North Carolina’s finances are heading in the right direction in the new year, according to State Treasurer Brad Briner.
At the beginning of 2025, the state owed $54.5 billion, comprising $34 billion from the State Health Plan, $18 million in pension liabilities, and $2.5 billion in tax-supported debt.
A year later, the total debt has been reduced to $34.5 billion, a $20 billion reduction. Of that amount, $10 billion is determined by the treasury rate and federal policy.
The rest of the savings came from two major initiatives: changes to the State Health Plan and replacing the state’s sole fiduciary model for its pension fund with a five-member North Carolina Investment Authority Board.
The board assumed fiduciary responsibility of the $139 billion state pension plan on Jan. 1.
“It changes fundamentally how we make investments in the state, which matters a great deal to everybody, not just state employees,” the treasurer told Council of State members at their meeting on Tuesday. “That program earned $16 billion, which is a record for the year. It looks like the second half may end up eclipsing the first half as the most profitable half a year in state history. I’m not going to try to go through all the actuarial math of how we get some pension deficits, how we calculate them, and how they come into being and disappear. But in plain English, we reduced the deficit that we owe the pension system by 40%. We still have about $10 billion to go before we eliminate that deficit.”
Briner acknowledged that the changes to the State Health Plan were not the most popular or comfortable, but were needed in order to make the plan solvent.
A $1.3 billion deficit was projected in 2027, but changes implemented by the SHP board and the General Assembly were able to reverse this trend and bring the plan about $30 million above its reserve rate, according to Thomas Friedman, executive administrator of the SHP.
The plan’s original projected deficit was $507 million in 2026 and between $800 million and $900 million in 2027.
In August, the board agreed to raise plan premiums for the first time on a sliding scale based on income, with the smallest increases going to the lowest-paid state employees.

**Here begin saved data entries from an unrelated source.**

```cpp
static int norm_backward_impl(const dl_norm_desc *d, const void *dz, const void *y, const float *gamma,
                              const float *mean, const float *rstd, const float *scale, const float *shift,
                              void *dy, float *dgamma, float *dbeta, int accumulate_affine, float *dy_chansum, float *ws, void *dy_split,
                              void *stream_, const dl_dropout_desc *drop) {
    hipStream_t stream = (hipStream_t)stream_;
    if (check_desc(d, "dl_norm_backward")) return -1;
    if (drop && d->ext_nchunks > 0)
        DL_FAIL("dl_norm_backward_dropout: ext_nchunks = %d together with dropout is not supported (partials produced by a convolution were computed "
                "from the unmasked gradient)", d->ext_nchunks);
    if (dy_split && d->dtype != DL_F32) DL_FAIL("dl_norm_backward: the split copy belongs to the fp32 (strict) policy");
    if (!dz || !y || !mean || !rstd || !scale || !shift || !ws) DL_FAIL("dl_norm_backward: null argument");
    if (!dy && !dy_split) DL_FAIL("dl_norm_backward: dy may only be NULL when dy_split receives the result");
    const bool ext = d->ext_nchunks > 0;
    const NormGeom g = make_geom_fwd(d);
    float *part = ws;
    float *sums = ws + (size_t)g.N * g.nchunks * 2 * g.Cp;
    float *c1 = sums + (size_t)2 * g.N * g.Cp;
    float *c2 = c1 + (size_t)g.N * g.Cp;
    const int pblocks = g.N * g.nchunks;
    const int dz_ps = d->z_pstride, dy_ps = d->r_pstride;
#define DL_LAUNCH_BRED_F32(A) hipLaunchKernelGGL((norm_partial_kernel<float, 1, A>), dim3(pblocks), dim3(256), 0, stream, (const float *)y, \
                                                 d->y_pstride, (const float *)dz, dz_ps, g, mean, rstd, scale, shift, part)
#define DL_LAUNCH_BRED_BF16(A) hipLaunchKernelGGL((norm_partial_kernel<bf16_t, 1, A>), dim3(pblocks), dim3(256), 0, stream, (const bf16_t *)y, \
                                                  d->y_pstride, (const bf16_t *)dz, dz_ps, g, mean, rstd, scale, shift, part)
#define DL_LAUNCH_BRED_DROP_F32(A) hipLaunchKernelGGL((norm_partial_kernel<float, 1, A>), dim3(pblocks), dim3(256), 0, stream, (const float *)y, \
                                                      d->y_pstride, (const float *)dz, dz_ps, g, mean, rstd, scale, shift, part, da)
#define DL_LAUNCH_BRED_DROP_BF16(A) hipLaunchKernelGGL((norm_partial_kernel<bf16_t, 1, A>), dim3(pblocks), dim3(256), 0, stream, (const bf16_t *)y, \
                                                       d->y_pstride, (const bf16_t *)dz, dz_ps, g, mean, rstd, scale, shift, part, da)
    DropArgs da = {};
    if (drop) da = dl_drop_args(drop);
    if (drop) {
        if (d->dtype == DL_F32) { DL_NORM_ACT_SWITCH(d->act, DL_LAUNCH_BRED_DROP_F32) }
        else { DL_NORM_ACT_SWITCH(d->act, DL_LAUNCH_BRED_DROP_BF16) }
    }
    else if (ext) {  }
    else if (d->dtype == DL_F32) { DL_NORM_ACT_SWITCH(d->act, DL_LAUNCH_BRED_F32) }
    else { DL_NORM_ACT_SWITCH(d->act, DL_LAUNCH_BRED_BF16) }
    DL_CHECK_LAUNCH("dl_norm_backward(reduce)");
    if (d->scope == DL_NORM_INSTANCE && !dgamma) {
        hipLaunchKernelGGL(norm_chunk_sum_kernel<2>, dim3((g.Cp + 31) / 32, g.N), dim3(1024), 0, stream, part, g, sums, d->eps, c1, c2, nullptr, nullptr, nullptr, nullptr);
        DL_CHECK_LAUNCH("dl_norm_backward(chunk sums + finalize)");
    } else {
        hipLaunchKernelGGL(norm_chunk_sum_kernel<0>, dim3((g.Cp + 31) / 32, g.N), dim3(1024), 0, stream, part, g, sums, d->eps, nullptr, nullptr, nullptr, nullptr, nullptr, nullptr);
        DL_CHECK_LAUNCH("dl_norm_backward(chunk sums)");
        hipLaunchKernelGGL(norm_bwd_finalize_kernel, dim3((g.Cp + 255) / 256), dim3(256), 0, stream, sums, g, d->scope, c1, c2, dgamma, dbeta,
                           accumulate_affine);
        DL_CHECK_LAUNCH("dl_norm_backward(finalize)");
    }
    float *bpart = dy_chansum ? c2 + (size_t)g.N * g.Cp : nullptr;
    const dim3 blocks = apply_grid(g);
#define DL_LAUNCH_BAPPLY_F32(A) hipLaunchKernelGGL((norm_bwd_apply_kernel<float, A>), blocks, dim3(256), 0, stream, (const float *)dz, dz_ps, \
                                                   (const float *)y, d->y_pstride, gamma, mean, rstd, scale, shift, c1, c2, (float *)dy, dy_ps, g, bpart, \
                                                   (float *)dy_split, d->Cp)
#define DL_LAUNCH_BAPPLY_BF16(A) hipLaunchKernelGGL((norm_bwd_apply_kernel<bf16_t, A>), blocks, dim3(256), 0, stream, (const bf16_t *)dz, dz_ps, \
                                                    (const bf16_t *)y, d->y_pstride, gamma, mean, rstd, scale, shift, c1, c2, (bf16_t *)dy, dy_ps, g, bpart, \
                                                    (float *)nullptr, 0)
#define DL_LAUNCH_BAPPLY_DROP_F32(A) hipLaunchKernelGGL((norm_bwd_apply_kernel<float, A>), blocks, dim3(256), 0, stream, (const float *)dz, dz_ps, \
                                                        (const float *)y, d->y_pstride, gamma, mean, rstd, scale, shift, c1, c2, (float *)dy, dy_ps, g, bpart, \
                                                        (float *)dy_split, d->Cp, da)
#define DL_LAUNCH_BAPPLY_DROP_BF16(A) hipLaunchKernelGGL((norm_bwd_apply_kernel<bf16_t, A>), blocks, dim3(256), 0, stream, (const bf16_t *)dz, dz_ps, \
                                                         (const bf16_t *)y, d->y_pstride, gamma, mean, rstd, scale, shift, c1, c2, (bf16_t *)dy, dy_ps, g, bpart, \
                                                         (float *)nullptr, 0, da)
    if (drop) {
        if (d->dtype == DL_F32) { DL_NORM_ACT_SWITCH(d->act, DL_LAUNCH_BAPPLY_DROP_F32) }
        else { DL_NORM_ACT_SWITCH(d->act, DL_LAUNCH_BAPPLY_DROP_BF16) }
    }
    else if (d->dtype == DL_F32) { DL_NORM_ACT_SWITCH(d->act, DL_LAUNCH_BAPPLY_F32) }
    else { DL_NORM_ACT_SWITCH(d->act, DL_LAUNCH_BAPPLY_BF16) }
    DL_CHECK_LAUNCH("dl_norm_backward(apply)");
    if (dy_chansum) {
        hipLaunchKernelGGL(norm_bias_final_kernel, dim3((g.C + 31) / 32), dim3(1024), 0, stream, bpart, (int)(blocks.x * blocks.y), g.Cp, g.C, dy_chansum);
        DL_CHECK_LAUNCH("dl_norm_backward(bias sum)");
    }
    return 0;
}

extern "C" int dl_norm_backward(const dl_norm_desc *d, const void *dz, const void *y, const float *gamma,
                                const float *mean, const float *rstd, const float *scale, const float *shift,
                                void *dy, float *dgamma, float *dbeta, int accumulate_affine, float *dy_chansum, float *ws, void *dy_split,
                                void *stream_) {
    return norm_backward_impl(d, dz, y, gamma, mean, rstd, scale, shift, dy, dgamma, dbeta, accumulate_affine, dy_chansum, ws, dy_split, stream_, nullptr);
}

extern "C" int dl_norm_backward_dropout(const dl_norm_desc *d, const void *dz, const void *y, const float *gamma,
                                        const float *mean, const float *rstd, const float *scale, const float *shift,
                                        void *dy, float *dgamma, float *dbeta, int accumulate_affine, float *dy_chansum, float *ws, void *dy_split,
                                        void *stream_, const dl_dropout_desc *drop) {
    if (check_drop(drop, "dl_norm_backward_dropout")) return -1;
    return norm_backward_impl(d, dz, y, gamma, mean, rstd, scale, shift, dy, dgamma, dbeta, accumulate_affine, dy_chansum, ws, dy_split, stream_, drop);
}
```

deepliif_amd/ops.py:

```python
from __future__ import annotations

import ctypes as C
import os
import contextlib
import threading
from typing import Optional

import torch

from . import _lib as L
from .geometry import (GatherPlan, NUM_CUS, WGRAD_C4_PARTS, choose_splitk, choose_wgrad_batch_splitk, choose_wgrad_splitk, fill_conv_desc, fill_pack_desc,
                       wgrad_batch_shape, wgrad_c4_ok, wgrad_fast_path)


def dl_dtype(t: torch.Tensor) -> int:
    if t.dtype == torch.float32:
        return L.DL_F32
    if t.dtype == torch.bfloat16 or t.dtype == torch.float16:
        return L.DL_BF16
    raise TypeError(f'engine tensors are fp32 or bf16 / fp16, got {t.dtype}')


def pstride(t: torch.Tensor) -> int:
    assert t.dim() == 4 and t.stride(3) == 1, 'NHWC view with unit channel stride expected'
    ps = t.stride(2)
    assert t.stride(1) == t.shape[2] * ps and t.stride(0) == t.shape[1] * t.shape[2] * ps, 'pixels must be densely strided'
    return ps


_SHARED_SCRATCH = os.environ.get('DL_SHARED_SCRATCH', '0') == '1'
_BNSTATS = os.environ.get('DL_BNSTATS', '0') == '1'
_CONV_ADD = os.environ.get('DL_CONV_ADD', '1') != '0'
_NO_WGRAD_C4 = os.environ.get('DL_NO_WGRAD_C4', '0') == '1'
_NO_X3_GLDS = os.environ.get('DL_NO_X3_GLDS') is not None
_X3_ACTS = (L.ACT_NONE, L.ACT_RELU, L.ACT_LRELU)
_SPLIT_ONLY_GRAD = os.environ.get('DL_NO_SPLIT_ONLY_GRAD', '0') != '1'
_NO_C4_X3 = 'DL_NO_C4_X3' in os.environ
_WGRAD_DEFER = os.environ.get('DL_WGRAD_DEFER', '1') != '0'
_WGRAD_ARENA_MB = int(os.environ.get('DL_WGRAD_ARENA_MB', '256'))
_WGRAD_BATCH = os.environ.get('DL_WGRAD_BATCH', '1') != '0'
_NO_NARROW_ROLL = os.environ.get('DL_NO_NARROW_ROLL', '0') == '1'
_SHARED_STATE: dict = {}


_FAST_STREAM = hasattr(torch._C, '_cuda_getCurrentRawStream') and hasattr(torch._C, '_cuda_getDevice')


def _current_stream_handle(dev_index=None) -> int:
    if _FAST_STREAM and torch.cuda.is_initialized():
        return torch._C._cuda_getCurrentRawStream(torch._C._cuda_getDevice() if dev_index is None else dev_index)
    return torch.cuda.current_stream(dev_index).cuda_stream if dev_index is not None else torch.cuda.current_stream().cuda_stream


class Workspace:

    def __init__(self):
        self._tls = threading.local()
        self._branch_ids = set()
        self._branch_lock = threading.Lock()

    def _thread_state(self):
# ... 355 lines not shown
        nslab = int(self.lib.dl_wgrad_slab_floats(C.byref(d)))
        if deferring and self.lib.dl_conv_wgrad_deferrable(C.byref(d)):
            self._wgrad_deferred(WS._state(), d, P, Q, grad, nslab)
            return
        slab = WS.get('wgrad_slab', nslab, P.device)
        self.check(self.lib.dl_conv_wgrad(C.byref(d), _ptr(P), _ptr(Q), _ptr(grad), _ptr(slab), _stream()), 'dl_conv_wgrad')

    def wgrad_defer_begin(self):
        st = WS._thread_state()
        st['defer_depth'] = st.get('defer_depth', 0) + 1

    def wgrad_defer_end(self):
        st = WS._thread_state()
        try:
            if st.get('defer_depth', 0) == 1:
                self.wgrad_flush_all()
        finally:
            st['defer_depth'] = max(0, st.get('defer_depth', 0) - 1)

    def wgrad_abandon(self):
        st = WS._thread_state()
        for sub in [st] + WS.stream_states():
            sub['defer_pending'], sub['defer_queue'], sub['defer_blocks'], sub['defer_off'] = [], [], 0, 0
            sub['defer_grads'] = set()
        st['defer_depth'] = 0

    def wgrad_flush_all(self):
        self.wgrad_flush()
        for sub in WS.stream_states():
            if sub.get('defer_pending') or sub.get('defer_queue'):
                with torch.cuda.stream(sub['stream_obj']):
                    self.wgrad_flush()

    def _arena_region(self, st, need: int, device):
        arena = st.get('defer_arena')
        if arena is not None and st.get('defer_off', 0) + need > arena.numel():
            self._reduce_pending(st)
        if arena is None or arena.numel() < need or arena.device != device:
            self._reduce_pending(st)
            if arena is not None:
                Workspace.realloc_generation += 1
            arena = torch.empty(max(need, _WGRAD_ARENA_MB * (1 << 18)), dtype=torch.float32, device=device)
            st['defer_arena'], st['defer_off'] = arena, 0
        off = st.get('defer_off', 0)
        st['defer_off'] = off + need
        return arena[off:off + need]

    def _wgrad_queued(self, st, d, P, Q, grad, tiles, ksteps):
        gp = grad.data_ptr()
        if gp in st.setdefault('defer_grads', set()):
            self.wgrad_flush()
        st['defer_grads'].add(gp)
        d.splitk = choose_wgrad_batch_splitk(tiles, ksteps)
# ... 28 lines not shown
                    e.block0 = st.get('defer_blocks', 0)
                    st['defer_blocks'] = e.block0 + e.nblocks
                    pend.append(e)

    def _wgrad_deferred(self, st, d, P, Q, grad, nslab):
        gp = grad.data_ptr()
        need = (nslab + 63) // 64 * 64
        if gp in st.setdefault('defer_grads', set()):
            self.wgrad_flush()
        slab = self._arena_region(st, need, P.device)
        e = L.WgradReduceEntry()
        self.check(self.lib.dl_conv_wgrad_slabs(C.byref(d), _ptr(P), _ptr(Q), _ptr(grad), _ptr(slab), C.byref(e), _stream()), 'dl_conv_wgrad_slabs')
        e.block0 = st.get('defer_blocks', 0)
        st['defer_blocks'] = e.block0 + e.nblocks
        st['defer_grads'].add(gp)
        st.setdefault('defer_pending', []).append(e)

    def wgrad_flush(self):
        st = WS._state()
        self._launch_queued(st)
        self._reduce_pending(st)
        st['defer_grads'] = set()

    def _reduce_pending(self, st):
        pend = st.get('defer_pending')
        if not pend:
            st['defer_off'] = 0
            return
        arena = st['defer_arena']
        tab = (L.WgradReduceEntry * len(pend))(*pend)
        key = bytes(tab)
        cache = st.setdefault('defer_tables', {})
        dev_tab = cache.get(key)
        if dev_tab is None:
            if len(cache) >= 512:
                cache.clear()
            dev_tab = torch.frombuffer(bytearray(key), dtype=torch.uint8).to(arena.device)
            cache[key] = dev_tab
        total = st['defer_blocks']
        st['defer_pending'], st['defer_blocks'], st['defer_off'] = [], 0, 0
        _LAUNCH.dev = arena.device
        self.check(self.lib.dl_wgrad_reduce_batch(_ptr(dev_tab), len(pend), total, _stream()), 'dl_wgrad_reduce_batch')

    supports_split = os.environ.get('DL_NO_SPLIT_COPY') is None

    def conv_takes_split(self, x, prec, in_act, pad_mode) -> bool:
        return (self.supports_split and not _NO_X3_GLDS and x.dtype == torch.float32 and prec == L.PREC_BF16X3 and in_act == L.ACT_NONE)
# ... 39 lines not shown
        d.ext_nchunks = ext_nchunks
        if not ext_nchunks:
            WS.bump_norm_token()
        stats = torch.empty(4, y.shape[0], y.shape[3], dtype=torch.float32, device=y.device)
        ws = WS.get('norm_ws', self.lib.dl_norm_ws_floats(C.byref(d)), y.device)
        args = (C.byref(d), _ptr(y), _ptr(gamma), _ptr(beta), _ptr(running_mean), _ptr(running_var),
                _ptr(stats[0]), _ptr(stats[1]), _ptr(stats[2]), _ptr(stats[3]), _ptr(residual), _ptr(z) if store_z else None,
                _ptr(ws), _ptr(z_split), _stream())
        if dropout is None:
            self.check(self.lib.dl_norm_forward(*args), 'dl_norm_forward')
        else:
            self.check(self.lib.dl_norm_forward_dropout(*args, C.byref(self._dropout_desc(dropout))), 'dl_norm_forward_dropout')
        return stats

    def norm_backward(self, dz, y, dy, stats, C_real, scope, act, gamma, dgamma, dbeta, dy_chansum=None, ext_nchunks=0, dy_split=None, store_dy=True,
                      dropout=None):
        _need_cuda(dz, y, dy, dy_chansum, dy_split)
        assert store_dy or dy_split is not None
        assert dy_split is None or (dy_split.is_contiguous() and dy_split.dtype == torch.float32 and dy_split.shape == dy.shape)
        d = self._norm_desc(y, C_real, scope, act, -1.0, pstride(dz), pstride(dy))
        d.ext_nchunks = ext_nchunks
        WS.bump_norm_token()
        ws = WS.get('norm_ws', self.lib.dl_norm_ws_floats(C.byref(d)), y.device)
        args = (C.byref(d), _ptr(dz), _ptr(y), _ptr(gamma), _ptr(stats[0]), _ptr(stats[1]), _ptr(stats[2]),
                _ptr(stats[3]), _ptr(dy) if store_dy else None, _ptr(dgamma), _ptr(dbeta), 1, _ptr(dy_chansum), _ptr(ws), _ptr(dy_split), _stream())
        if dropout is None:
            self.check(self.lib.dl_norm_backward(*args), 'dl_norm_backward')
        else:
            self.check(self.lib.dl_norm_backward_dropout(*args, C.byref(self._dropout_desc(dropout))), 'dl_norm_backward_dropout')

    def act_forward(self, act, x, y):
        _need_cuda(x, y)
        npix = x.shape[0] * x.shape[1] * x.shape[2]
        self.check(self.lib.dl_act_forward(act, dl_dtype(x), _ptr(x), pstride(x), _ptr(y), pstride(y), npix, x.shape[3], _stream()), 'dl_act_forward')

    def act_backward(self, act, dy, y, dx):
        _need_cuda(dy, y, dx)
        npix = y.shape[0] * y.shape[1] * y.shape[2]
        self.check(self.lib.dl_act_backward(act, dl_dtype(y), _ptr(dy), pstride(dy), _ptr(y), pstride(y), _ptr(dx), pstride(dx), npix,
                                         y.shape[3], _stream()), 'dl_act_backward')

    def dropout(self, x, y, p, seed):
        _need_cuda(x, y)
        npix = x.shape[0] * x.shape[1] * x.shape[2]
        self.check(self.lib.dl_dropout(dl_dtype(x), _ptr(x), pstride(x), _ptr(y), pstride(y), npix, x.shape[3], float(p), int(seed) & (2 ** 64 - 1),
                                    _stream()), 'dl_dropout')
# ... 11 lines not shown
                                  _ptr(out), pstride(out), npix, a.shape[3], _stream()), 'dl_axpby')

    def gate_forward(self, x, psi, out):
        _need_cuda(x, psi, out)
        npix = x.shape[0] * x.shape[1] * x.shape[2]
        self.check(self.lib.dl_gate_forward(dl_dtype(x), _ptr(x), pstride(x), _ptr(psi), pstride(psi), _ptr(out), pstride(out), npix, x.shape[3], _stream()),
                'dl_gate_forward')

    def gate_backward(self, g, x, psi, dx, dpsi):
        _need_cuda(g, x, psi, dx, dpsi)
        npix = x.shape[0] * x.shape[1] * x.shape[2]
        self.check(self.lib.dl_gate_backward(dl_dtype(x), _ptr(g), pstride(g), _ptr(x), pstride(x), _ptr(psi), pstride(psi), _ptr(dx),
                                          pstride(dx) if dx is not None else 8, _ptr(dpsi), pstride(dpsi), npix, x.shape[3], _stream()), 'dl_gate_backward')

    def copy_channels(self, src, s_c0, dst, d_c0, nch, accumulate=False):
        _need_cuda(src, dst)
        npix = src.shape[0] * src.shape[1] * src.shape[2]
        self.check(self.lib.dl_copy_channels(dl_dtype(src), _ptr(src), pstride(src), s_c0, _ptr(dst), pstride(dst), d_c0, npix, nch,
                                          1 if accumulate else 0, _stream()), 'dl_copy_channels')

    def channel_sum(self, x, C_real, out, accumulate):
        _need_cuda(x, out)
        npix = x.shape[0] * x.shape[1] * x.shape[2]
        ws = WS.get('csum_ws', 256 * x.shape[3], x.device)
        self.check(self.lib.dl_channel_sum(dl_dtype(x), _ptr(x), pstride(x), npix, x.shape[3], C_real, _ptr(out), 1 if accumulate else 0,
                                        _ptr(ws), _stream()), 'dl_channel_sum')

    def nchw_to_nhwc(self, src, dst, c0, zero_pad_to):
        _need_cuda(src, dst)
        assert src.dtype == torch.float32 and src.is_contiguous()
        n, c, h, w = src.shape
        self.check(self.lib.dl_nchw_to_nhwc(_ptr(src), n, c, h, w, dl_dtype(dst), _ptr(dst), pstride(dst), c0, zero_pad_to, _stream()),
                'dl_nchw_to_nhwc')

    def nhwc_to_nchw(self, src, c0, dst):
        _need_cuda(src, dst)
        assert dst.dtype == torch.float32 and dst.is_contiguous()
        n, c, h, w = dst.shape
        self.check(self.lib.dl_nhwc_to_nchw(dl_dtype(src), _ptr(src), pstride(src), c0, _ptr(dst), n, c, h, w, _stream()), 'dl_nhwc_to_nchw')

    def conv_narrow_supported(self, x, cin_p, cout, k, pad, pad_mode, act=L.ACT_NONE) -> bool:
        return act in (L.ACT_NONE, L.ACT_TANH) and bool(self.lib.dl_conv_narrow_supported(dl_dtype(x), cin_p, pstride(x), cout, k, k, pad, pad_mode)) and not _NO_NARROW_ROLL

    def conv_narrow_forward(self, packed, x, out, cout, k, pad, bias, act):
        _need_cuda(x, out, bias, packed.hi)
        n, h, w, cp = x.shape
# ... 196 lines not shown
```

Former State Treasurer Dale Folwell maintained a policy of not increasing premiums, instead using cash reserves to offset increases.
On May 20, the board reconvened and approved changes to the SHP benefits, raising annual deductibles for singles and families under the 70/30 (Standard PPO) and 80/20 (Plus PPO) plans starting in the 2026 benefit year.
The treasurer told state leaders that he wants to prepare them for what’s to come in 2026.
“You’re going to get a different kind of constituent outreach in 2026, so I want to prepare you for that,” he said. “What that looks like is providers coming to you, complaining essentially as we go towards transparency of price and running competitions for our members’ business. The providers will call you or email you and say that we are unfairly putting them out of network, and that our members won’t have access to credible services, and that their existence is threatened by our actions. You should know that that’s simply not true.”
Briner said they have run competitions for their over 750,000 members’ business and invited every high-quality provider in the state to participate. Some of them decided not to, and some of them “did not win.”
“Those who either decided not to or did not win inevitably will reach out saying this is unfair in some way. But I assure you, we ran transparent and fair competition for our business,” he said. “This is the only way we’re going to address the underlying root cause of health care costs in our state by applying added pressure, and so we’ve done that. But not everyone’s going like that, and you will hear about it. Please reach out to me directly, or reach out to Tom Friedman directly. We are as transparent as we can be on this point, but again, not everyone will like it.”
Last year, the State Health Plan Board of Directors approved the use of Lantern, a digital specialty care platform which offers members no‑cost access to a vetted network of surgeons and specialists. Lantern also provides personalized support through dedicated care advocates and nurse navigators, while helping control costs for both members and the plan.
“The more folks that get surgeries through Lantern, the lower future cost growth increases are going to be because we’re paying less money for it. And I would tell you the state employees have been fantastic partners that help us do that,” Friedman told reporters on a Q&A call in early December. “We already have over 200 cases before the program even starts in earnest in January, so we’re making tremendous progress in terms of addressing unit costs, and we’re going to continue to push on those things.”
The treasurer also mentioned that there was an error made by Aetna, the plan’s third-party administrator, in printing insurance cards, which have an effective date of 2025. He said the cards are valid and new ones will not be sent out, saving the $500,000 cost of reprinting them.
Additionally, Briner noted that the nctreasurer.gov webpage features an accountability section that provides accountability metrics from six different divisions, including the State Health Plan, Retirement Systems, Unclaimed Property, State and Local Government Finance, Investment Management, and Financial Operations.